If we have to critically study the origin of an independent and sovereign Philippines, albeit aspirational, we can trace the embryonic idea to the formation of the Katipunan in 1892 when a small group of patriotic Filipinos decided to found a society dedicated to the objective of securing separation and independence from Spain. The Katipunan was founded right after Jose Rizal was arrested on July 7, 1892 by Spanish authorities and ordered to be banished to Dapitan. But it was four years later on August 24, 1896, under the threat of discovery by the Spanish civil authorities that the Katipunan would finally declare its decision to wage a national armed revolution against Spain.
Katipunan Flag as shown at Pugadlawin. Courtesy of wikipedia.
The Katipunan did not just declare its intention to fight Spain but it also established a national government with elected officials who would lead the nation and the army. There was no holding back the revolution. The Spanish secret police already knew of the dangerous clandestine Katipunan and the Spanish civil authorities had been warned by the clergy of the grave danger the society posed to the Spanish community. Governor-General Ramon Blanco made up his mind to order the “juez de cuchillo” or total annihilation of the Filipino population in identified areas of the uprising. Some, like Rizal, balked at the idea of the timing of the revolution, but to many, the time had come.

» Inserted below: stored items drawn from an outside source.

template <int CHK, int WAVES>
__global__ __launch_bounds__(64 * WAVES, 2) void hamming_mfma2_kernel(
    const uint4 *__restrict__ row_exp, const uint32_t *__restrict__ row_perm, uint32_t n_rows,
    uint32_t row_index_base, const uint4 *__restrict__ col_exp, const uint32_t *__restrict__ row_lo,
    const uint32_t *__restrict__ row_hi, const uint32_t *__restrict__ tile_lo, const uint32_t *__restrict__ tile_hi,
    const uint32_t *__restrict__ tile_first, const uint32_t *__restrict__ tile_count,
    const uint32_t *__restrict__ group_offset, const uint32_t *__restrict__ group_cmin, uint32_t n_groups,
    uint32_t group_size, uint32_t shard_index, uint32_t shard_count, uint32_t n_row_tiles, uint32_t chunk_cols,
    uint32_t tol, const uint32_t *__restrict__ matched, int self_mode, vdf_hit *__restrict__ hits,
    unsigned long long capacity, unsigned long long *__restrict__ counters, uint32_t *__restrict__ overflow_row,
    uint32_t block_base, const float *__restrict__ row_pop3, uint32_t row_pad, const float *__restrict__ col_pop3,
    uint32_t col_pad, CandEntry *__restrict__ cand, uint32_t cand_capacity, unsigned long long *__restrict__ cand_head)
{
    constexpr int K = CHK < 15 ? CHK + 1 : 16;
    constexpr bool kRowcLds = K > 13;
    constexpr bool kLock = K >= 9 && K <= 13;
    constexpr int PL = 2, NBL = PL + 1;
    constexpr int kLoadAt = 10;
    constexpr uint32_t kSub = WAVES >= 8 ? 4 : 2;
    constexpr uint32_t kColStep = 32 * kSub;
    constexpr int NBLK = 2 * (int)kSub;
    constexpr int NM = NBLK * K;
    constexpr int P = (K == 16 && WAVES >= 8) ? 2 : 4, NB = P + 1;
    constexpr uint32_t kTileRows = 64 * WAVES;
    constexpr int kDmaPerWave = (int)(kColStep * 32 / (64 * WAVES));
    constexpr int kDmaEvery = NM / kDmaPerWave;
    static_assert(kDmaEvery >= 2, "stage too short for its DMA pieces");
    constexpr int kTestAt = 2;
    static_assert(K >= kTestAt + 4, "block too short to hide the previous block's test");
    static_assert(!kLock || (kLoadAt >= kTestAt + 8 && 2 * K >= kLoadAt + 8), "pair too short for two tests and the re-load of two sets");
    const uint32_t bid = blockIdx.x + block_base;
    __shared__ __attribute__((aligned(16))) uint4 s_b0[kColStep * 32];
    __shared__ __attribute__((aligned(16))) uint4 s_b1[kColStep * 32];
    const uint32_t tid = threadIdx.x, lane = tid & 63, g = lane >> 5, c31 = lane & 31;
    const uint32_t wave = (uint32_t)__builtin_amdgcn_readfirstlane((int)(tid >> 6));

    const_u32_ptr goff = (const_u32_ptr)(uintptr_t)group_offset;
    uint32_t gl = 0, gh = n_groups;
    while (gh - gl > 1) {
        const uint32_t mid = (gl + gh) >> 1;
        if (goff[mid] <= bid) gl = mid; else gh = mid;
    }
    const uint32_t idx = bid - goff[gl];
    const uint32_t per_group = (group_size + shard_count - 1) / shard_count;
    const uint32_t g0 = gl * group_size;
    const uint32_t t0 = g0 + (shard_index + shard_count - g0 % shard_count) % shard_count;
    const uint32_t t = t0 + (idx % per_group) * shard_count;
    const uint32_t chunk = ((const_u32_ptr)(uintptr_t)group_cmin)[gl] + idx / per_group;
    if (t >= n_row_tiles || t >= g0 + group_size) return;
    {
        const uint32_t f = ((const_u32_ptr)(uintptr_t)tile_first)[t], cnt = ((const_u32_ptr)(uintptr_t)tile_count)[t];
        if (chunk < f || chunk >= f + cnt) return;
    }
    const uint32_t t_lo = ((const_u32_ptr)(uintptr_t)tile_lo)[t];
    const uint32_t t_hi = ((const_u32_ptr)(uintptr_t)tile_hi)[t];
    const uint32_t c_begin = max(chunk * chunk_cols, t_lo);
    const uint32_t c_end = min((chunk + 1) * chunk_cols, t_hi);
    if (c_begin >= c_end) return;

    const float tol_f = (float)min(tol, 1024u);
    const float *row_popk = row_pop3 + row_pad;
    const float *col_popkT = col_pop3 + 2 * (size_t)col_pad;
    const uint32_t row0 = t * kTileRows + wave * 64;
    v4i a[2][K];
    const float4 *s_rc = nullptr;
    v16f rowc[2];
    float rowv[2] = {0.f, 0.f};
    uint32_t live[2];
#pragma unroll
    for (int rt = 0; rt < 2; rt++) {
        live[rt] = 0;
        const uint32_t p = row0 + 32 * rt + c31;
        uint32_t src = p;
        if (p < n_rows && row_perm) src = row_perm[p];
        const uint4 *rp = row_exp + (size_t)src * 32 + 16 * g;
#pragma unroll
        for (int s = 0; s < K; s++) {
            const uint4 v = rp[s];
            a[rt][s] = (v4i){(int)v.x, (int)v.y, (int)v.z, (int)v.w};
        }
        if constexpr (kLock) {
            const uint32_t pr = row0 + 32 * rt + rowterm_row_of_lane(lane);
            const uint32_t sr = (pr < n_rows && row_perm) ? row_perm[pr] : pr;
            rowv[rt] = -0.5f * row_popk[sr];
            live[rt] = (uint32_t)(__builtin_amdgcn_ballot_w64(row_hi[pr] > row_lo[pr]) >> (32 * g)) & 0xFFFFu;
        } else {
#pragma unroll
            for (int r = 0; r < 16; r++) {
                const uint32_t pr = row0 + 32 * rt + (r & 3) + 8 * (r >> 2) + 4 * g;
                const uint32_t sr = (pr < n_rows && row_perm) ? row_perm[pr] : pr;
                rowc[rt][r] = -0.5f * row_popk[sr];
                if (row_hi[pr] > row_lo[pr]) live[rt] |= 1u << r;
            }
        }
    }
    if constexpr (kRowcLds) {
        __shared__ __attribute__((aligned(16))) float4 s_rowc[WAVES * 2 * 2 * 4];
        float4 *mine = s_rowc + ((size_t)wave * 2 * 2 + g) * 4;
        if (c31 == 0) {
#pragma unroll
            for (int rt = 0; rt < 2; rt++)
#pragma unroll
                for (int q = 0; q < 4; q++)
                    mine[rt * 2 * 4 + q] = float4{rowc[rt][4 * q], rowc[rt][4 * q + 1], rowc[rt][4 * q + 2], rowc[rt][4 * q + 3]};
        }
        s_rc = mine;
    }
    const uint32_t cb0 = c_begin & ~(kColStep - 1);
    constexpr uint32_t kColsPerRound = 2 * WAVES;
    constexpr int kOffsets = 32 / kColsPerRound;
    static_assert(kOffsets >= 1 && (kOffsets & (kOffsets - 1)) == 0, "piece addressing");
    const uint32_t c0 = 2 * wave + g;
    uint32_t lane_off[kOffsets];
#pragma unroll
    for (int j = 0; j < kOffsets; j++) lane_off[j] = c0 * 512u + ((((lane & 31) ^ c0) << 4) ^ (16u * kColsPerRound * j));
    auto stage_rsrc = [&](uint32_t cb) __attribute__((always_inline)) {
        return __builtin_amdgcn_make_buffer_rsrc(
            const_cast<char *>(reinterpret_cast<const char *>(col_exp) + (size_t)cb * 512), 0, kColStep * 512u, 0x00020000);
    };
    auto load_piece = [&](__amdgpu_buffer_rsrc_t rs, uint4 *dst, int i) __attribute__((always_inline)) {
        auto *lds = (__attribute__((address_space(3))) void *)&dst[64 * WAVES * i + 64 * wave];
        const int voff = (int)lane_off[i & (kOffsets - 1)], soff = (int)(512u * kColsPerRound * (uint32_t)i);
        __builtin_amdgcn_raw_ptr_buffer_load_lds(rs, lds, 16, voff, soff, 0, 0);
    };
    auto load_thr = [&](uint32_t cb, float (&out)[kSub]) __attribute__((always_inline)) {
        const float *q = col_popkT + (size_t)(cb >> 7) * 128 + c31 * 4 + ((cb >> 5) & 3u);
        if constexpr (kSub == 4) {
            const float4 v = *reinterpret_cast<const float4 *>(q);
            out[0] = v.x; out[1] = v.y; out[2] = v.z; out[3] = v.w;
        } else {
            const float2 v = *reinterpret_cast<const float2 *>(q);
            out[0] = v.x; out[1] = v.y;
        }
    };

    v16f acc[2] = {v16f{}, v16f{}};
    if constexpr (kRowcLds) acc[0] = rowc[0];
    v16f acc4[4] = {v16f{}, v16f{}, v16f{}, v16f{}};
    auto load_rowterm = [&](v16f &c, float v, auto rc) __attribute__((always_inline)) {
        constexpr int r = decltype(rc)::value;
        c[r] = __int_as_float(__builtin_amdgcn_update_dpp(__float_as_int(c[r]), __float_as_int(v), 0x150 + r, 0xF, 0xF, false));
    };
    if constexpr (kLock) {
        static_for<0, 16>([&](auto rc) __attribute__((always_inline)) { load_rowterm(acc4[0], rowv[0], rc); load_rowterm(acc4[1], rowv[1], rc); });
    }
    uint32_t n_early = 0;
    float thr[kSub], thr_next[kSub];

    constexpr uint32_t kCandChunk = 8, kCandChunkMax = 512;
    uint32_t q_chunk = kCandChunk, q_taken = 0;
    unsigned long long q_next = 0, q_end = 0;
    auto emit = [&](const v16f &c, float thrv, uint32_t live_rows, uint32_t rows_first, uint32_t col_first) __attribute__((always_inline)) {
        uint32_t mask = 0;
#pragma unroll
        for (int r = 0; r < 16; r++) mask |= (c[r] >= thrv) ? (1u << r) : 0u;
        mask &= live_rows;
        const uint32_t j = col_first + c31;
        if (j < c_begin || j >= c_end) mask = 0;
        const unsigned long long bal = __builtin_amdgcn_ballot_w64(mask != 0u);
        if (bal == 0ull) return;
        const uint32_t need = (uint32_t)__builtin_popcountll(bal);
        if (q_next + need > q_end) {
            if (q_taken >= 2) q_chunk = min(2u * q_chunk, kCandChunkMax);
            q_taken++;
            const uint32_t take = max((need + kCandChunk - 1) / kCandChunk * kCandChunk, q_chunk);
            unsigned long long base = 0;
            if (lane == 0) base = atomicAdd(cand_head, (unsigned long long)take);
            q_next = ((unsigned long long)(uint32_t)__builtin_amdgcn_readfirstlane((int)(base >> 32)) << 32) |
                     (uint32_t)__builtin_amdgcn_readfirstlane((int)(uint32_t)base);
            q_end = q_next + take;
        }
        const unsigned long long slot = q_next + __builtin_amdgcn_mbcnt_hi((uint32_t)(bal >> 32), __builtin_amdgcn_mbcnt_lo((uint32_t)bal, 0u));
        if (mask != 0u) {
            if (slot < cand_capacity) {
                CandEntry ce; ce.row_base = rows_first + 4 * g; ce.col = j; ce.mask = mask; ce.pad = 0;
                *reinterpret_cast<uint4 *>(&cand[slot]) = *reinterpret_cast<const uint4 *>(&ce);
            } else {
                const uint32_t p = rows_first + 4 * g + (uint32_t)(__builtin_ctz(mask) & 3) + 8 * (uint32_t)(__builtin_ctz(mask) >> 2);
                if (p < n_rows) atomicMin(overflow_row, row_index_base + (row_perm ? row_perm[p] : p));
            }
        }
        q_next += need;
    };

    auto end_stage = [&](uint32_t cb, uint32_t flags) __attribute__((always_inline)) {
        uint32_t valid = 0;
#pragma unroll
        for (uint32_t sub = 0; sub < kSub; sub++)
            if (cb + 32u * sub < c_end) valid |= 3u << (2 * sub);
        flags &= valid;
        n_early += (uint32_t)__builtin_popcount(valid & ~flags);
        asm volatile("s_waitcnt vmcnt(0)" ::: "memory");
        __syncthreads();
#pragma unroll
        for (uint32_t sub = 0; sub < kSub; sub++) thr[sub] = 0.5f * (thr_next[sub] - tol_f);
    };

    auto run_stage = [&](uint32_t cb, const uint4 *cur, uint4 *nxt) __attribute__((always_inline)) {
        const uint32_t cb_next = cb + kColStep < c_end ? cb + kColStep : cb;
        const __amdgpu_buffer_rsrc_t rs_next = stage_rsrc(cb_next);
        load_thr(cb_next, thr_next);
        uint32_t flags = 0;
        uint4 fq[NB];
        auto frag = [&](int i) __attribute__((always_inline)) {
            const uint32_t sub = (uint32_t)((i / K) >> 1), s = (uint32_t)(i % K);
            return cur[((32u * sub + c31) << 5) | ((s + 16u * g) ^ c31)];
        };
#pragma unroll
        for (int i = 0; i < P; i++) fq[i] = frag(i);
        __builtin_amdgcn_sched_barrier(0);
        float m0 = 0.f, m1 = 0.f, m2 = 0.f, m3 = 0.f, m4 = 0.f, m5 = 0.f;
        static_for<0, NM>([&](auto ic) __attribute__((always_inline)) {
            constexpr int i = decltype(ic)::value;
            constexpr int blk = i / K, s = i % K, rt = blk & 1;
            const uint4 bv = fq[i % NB];
            const v8i b = {(int)bv.x, (int)bv.y, (int)bv.z, (int)bv.w, 0, 0, 0, 0};
            const v8i ar = {a[rt][s].x, a[rt][s].y, a[rt][s].z, a[rt][s].w, 0, 0, 0, 0};
            if constexpr (s == 0 && !kRowcLds) acc[rt] = __builtin_amdgcn_mfma_scale_f32_32x32x64_f8f6f4(ar, b, rowc[rt], 4, 4, 0, 0, 0, 0);
            else acc[rt] = __builtin_amdgcn_mfma_scale_f32_32x32x64_f8f6f4(ar, b, acc[rt], 4, 4, 0, 0, 0, 0);
            if constexpr (i + P < NM) fq[(i + P) % NB] = frag(i + P);
            if constexpr ((i % kDmaEvery) == 1 && (i / kDmaEvery) < kDmaPerWave) load_piece(rs_next, nxt, i / kDmaEvery);
            if constexpr (blk >= 1) {
                const v16f &c = acc[rt ^ 1];
                if constexpr (s == kTestAt) {
                    m0 = fmaxf(fmaxf(c[0], c[1]), c[2]); m1 = fmaxf(fmaxf(c[3], c[4]), c[5]); m2 = fmaxf(fmaxf(c[6], c[7]), c[8]);
                } else if constexpr (s == kTestAt + 1) {
                    m3 = fmaxf(fmaxf(c[9], c[10]), c[11]); m4 = fmaxf(fmaxf(c[12], c[13]), c[14]);
                } else if constexpr (s == kTestAt + 2) {
                    m5 = fmaxf(fmaxf(m0, m1), m2); m3 = fmaxf(fmaxf(m3, m4), c[15]);
                } else if constexpr (s == kTestAt + 3) {
                    if (__builtin_amdgcn_ballot_w64(fmaxf(m5, m3) >= thr[(blk - 1) >> 1]) != 0ull) {
                        flags |= 1u << (blk - 1);
                        emit(c, thr[(blk - 1) >> 1], live[rt ^ 1], row0 + 32u * (uint32_t)(rt ^ 1), cb + 32u * (uint32_t)((blk - 1) >> 1));
                    }
                }
            }
            if constexpr (kRowcLds && s >= kTestAt + 4 && s < kTestAt + 8) {
                constexpr int q = s - (kTestAt + 4);
                const float4 v = s_rc[((rt ^ 1) * 2) * 4 + q];
                acc[rt ^ 1][4 * q + 0] = v.x; acc[rt ^ 1][4 * q + 1] = v.y; acc[rt ^ 1][4 * q + 2] = v.z; acc[rt ^ 1][4 * q + 3] = v.w;
            }
            __builtin_amdgcn_sched_barrier(0);
        });
        {
            const v16f &c = acc[(NBLK - 1) & 1];
            m0 = fmaxf(fmaxf(c[0], c[1]), c[2]); m1 = fmaxf(fmaxf(c[3], c[4]), c[5]); m2 = fmaxf(fmaxf(c[6], c[7]), c[8]);
            m3 = fmaxf(fmaxf(c[9], c[10]), c[11]); m4 = fmaxf(fmaxf(c[12], c[13]), c[14]);
            const float pm = fmaxf(fmaxf(fmaxf(m0, m1), m2), fmaxf(fmaxf(m3, m4), c[15]));
            if (__builtin_amdgcn_ballot_w64(pm >= thr[kSub - 1]) != 0ull) {
                flags |= 1u << (NBLK - 1);
                emit(c, thr[kSub - 1], live[(NBLK - 1) & 1], row0 + 32u * (uint32_t)((NBLK - 1) & 1), cb + 32u * (kSub - 1));
            }
        }
        end_stage(cb, flags);
    };

    auto run_stage_lock = [&](uint32_t cb, const uint4 *cur, uint4 *nxt) __attribute__((always_inline)) {
        const uint32_t cb_next = cb + kColStep < c_end ? cb + kColStep : cb;
        const __amdgpu_buffer_rsrc_t rs_next = stage_rsrc(cb_next);
        load_thr(cb_next, thr_next);
        uint32_t flags = 0;
        uint4 fq[NBL];
        constexpr int NF = (int)kSub * K;
        auto frag = [&](int f) __attribute__((always_inline)) {
            const uint32_t sub = (uint32_t)(f / K), s = (uint32_t)(f % K);
            return cur[((32u * sub + c31) << 5) | ((s + 16u * g) ^ c31)];
        };
#pragma unroll
        for (int f = 0; f < PL; f++) fq[f] = frag(f);
        __builtin_amdgcn_sched_barrier(0);
        float m0 = 0.f, m1 = 0.f, m2 = 0.f, m3 = 0.f, m4 = 0.f, m5 = 0.f;
        static_for<0, NM>([&](auto ic) __attribute__((always_inline)) {
            constexpr int i = decltype(ic)::value;
            constexpr int p = i / (2 * K), j = i % (2 * K), s = j >> 1, rt = j & 1, f = p * K + s;
            constexpr int mine = 2 * (p & 1) + rt, other = 2 * ((p & 1) ^ 1);
            const uint4 bv = fq[f % NBL];
            const v8i b = {(int)bv.x, (int)bv.y, (int)bv.z, (int)bv.w, 0, 0, 0, 0};
            const v8i ar = {a[rt][s].x, a[rt][s].y, a[rt][s].z, a[rt][s].w, 0, 0, 0, 0};
            acc4[mine] = __builtin_amdgcn_mfma_scale_f32_32x32x64_f8f6f4(ar, b, acc4[mine], 4, 4, 0, 0, 0, 0);
            if constexpr (rt == 0 && f + PL < NF) fq[(f + PL) % NBL] = frag(f + PL);
            if constexpr ((i % kDmaEvery) == 1 && (i / kDmaEvery) < kDmaPerWave) load_piece(rs_next, nxt, i / kDmaEvery);
            if constexpr (p >= 1 && j >= kTestAt && j < kTestAt + 8) {
                constexpr int trt = (j - kTestAt) >> 2, q = (j - kTestAt) & 3;
                const v16f &c = acc4[other + trt];
                if constexpr (q == 0) {
                    m0 = fmaxf(fmaxf(c[0], c[1]), c[2]); m1 = fmaxf(fmaxf(c[3], c[4]), c[5]); m2 = fmaxf(fmaxf(c[6], c[7]), c[8]);
                } else if constexpr (q == 1) {
                    m3 = fmaxf(fmaxf(c[9], c[10]), c[11]); m4 = fmaxf(fmaxf(c[12], c[13]), c[14]);
                } else if constexpr (q == 2) {
                    m5 = fmaxf(fmaxf(m0, m1), m2); m3 = fmaxf(fmaxf(m3, m4), c[15]);
                } else {
                    if (__builtin_amdgcn_ballot_w64(fmaxf(m5, m3) >= thr[p - 1]) != 0ull) {
                        flags |= 1u << (2 * (p - 1) + trt);
                        emit(c, thr[p - 1], live[trt], row0 + 32u * (uint32_t)trt, cb + 32u * (uint32_t)(p - 1));
                    }
                }
            }
            if constexpr (j >= kLoadAt && j < kLoadAt + 8) {
                constexpr int lrt = (j - kLoadAt) >> 2, q = (j - kLoadAt) & 3;
                static_for<4 * q, 4 * q + 4>([&](auto rc) __attribute__((always_inline)) { load_rowterm(acc4[other + lrt], rowv[lrt], rc); });
            }
            __builtin_amdgcn_sched_barrier(0);
        });
        static_for<0, 2>([&](auto rtc) __attribute__((always_inline)) {
            constexpr int rt = decltype(rtc)::value;
            const v16f &c = acc4[2 * (((int)kSub - 1) & 1) + rt];
            m0 = fmaxf(fmaxf(c[0], c[1]), c[2]); m1 = fmaxf(fmaxf(c[3], c[4]), c[5]); m2 = fmaxf(fmaxf(c[6], c[7]), c[8]);
            m3 = fmaxf(fmaxf(c[9], c[10]), c[11]); m4 = fmaxf(fmaxf(c[12], c[13]), c[14]);
            const float pm = fmaxf(fmaxf(fmaxf(m0, m1), m2), fmaxf(fmaxf(m3, m4), c[15]));
            if (__builtin_amdgcn_ballot_w64(pm >= thr[kSub - 1]) != 0ull) {
                flags |= 1u << (2 * ((int)kSub - 1) + rt);
                emit(c, thr[kSub - 1], live[rt], row0 + 32u * (uint32_t)rt, cb + 32u * (kSub - 1));
            }
        });
        end_stage(cb, flags);
    };
    auto stage =[&](uint32_t cb, const uint4 *cur, uint4 *nxt) __attribute__((always_inline)) {
        if constexpr (kLock) run_stage_lock(cb, cur, nxt);
        else run_stage(cb, cur, nxt);
    };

It was clear to Bonifacio and the members of the Katipunan that they were waging a national struggle. The Spanish historian Manuel Sastron described the revolution as a “rebellion of the Tagalogs against Spanish domination,” although it was clear that the 1896 revolution was a national endeavour. The term “Tagalog” referred to all persons born in the archipelago, whether Bisayan, Ilocano, Pampango, etc. Thus, the Tagalog nation or Katagalugan, consisted not only of Tagalog speakers but also included those who grew up in the Philippines, regardless of their ethnolingusitic classification and ancestry. At the time, the term “Filipino” applied solely to Spaniards born in the archipelago while “Tagalog” applied to all indios or natives.

From the declaration of war of independence on August 24, 1896, the Katipunan became an open de facto government. It had its own laws, bureaucratic structure and an elective leadership. As a matter of historical fact, it was the first Filipino national government. That was the conclusion made by John R.M. Taylor, the American military historian and custodian of the Philippine Insurgent Records. Most Filipino historians also agreed that the Katipunan was more than a secret revolutionary society and that Bonifacio intended to have the Katipunan govern the whole Philippines after the overthrow of Spanish rule.

How is the Katipunan’s open declaration of war against Spain any different from Aguinaldo’s proclamation of independence almost two years later on June 12, 1898? Both may be considered aspirational and did not accomplish the objective of a free and sovereign nation, but Bonifacio’s Katipunan was the first act declaring a national struggle and it paved the road to liberation from Spain, although independence was never achieved because the hopes of the Filipino people were quashed by the new colonial masters from America.

After the hostilities during the Filipino-American war ended in 1902 and the United States established its colonial foothold in the archipelago, Muslims in the south never wavered in their struggle for independence from the central government which continues until today. Despite grant of limited self-autonomy to Muslim-dominated provinces in Mindanao, the struggle for liberation goes on for the Muslim inhabitants of the south. Arguably, the same can be said about the Communist Party of the Philippines and the New People’s Army which have persevered in their struggle for national democracy despite the powerful presence of the United States’ military through the Visiting Forces Agreement.
Filipino casualties on the first day of the Philippine-American War.
Photo courtesy of miaojsilva.
The question therefore is not whether we have achieved independence as a nation through the revolution of 1896, or whether the struggle for real independence continues because hostilities between government’s soldiers and the local insurgents and Muslim rebels have not ceased.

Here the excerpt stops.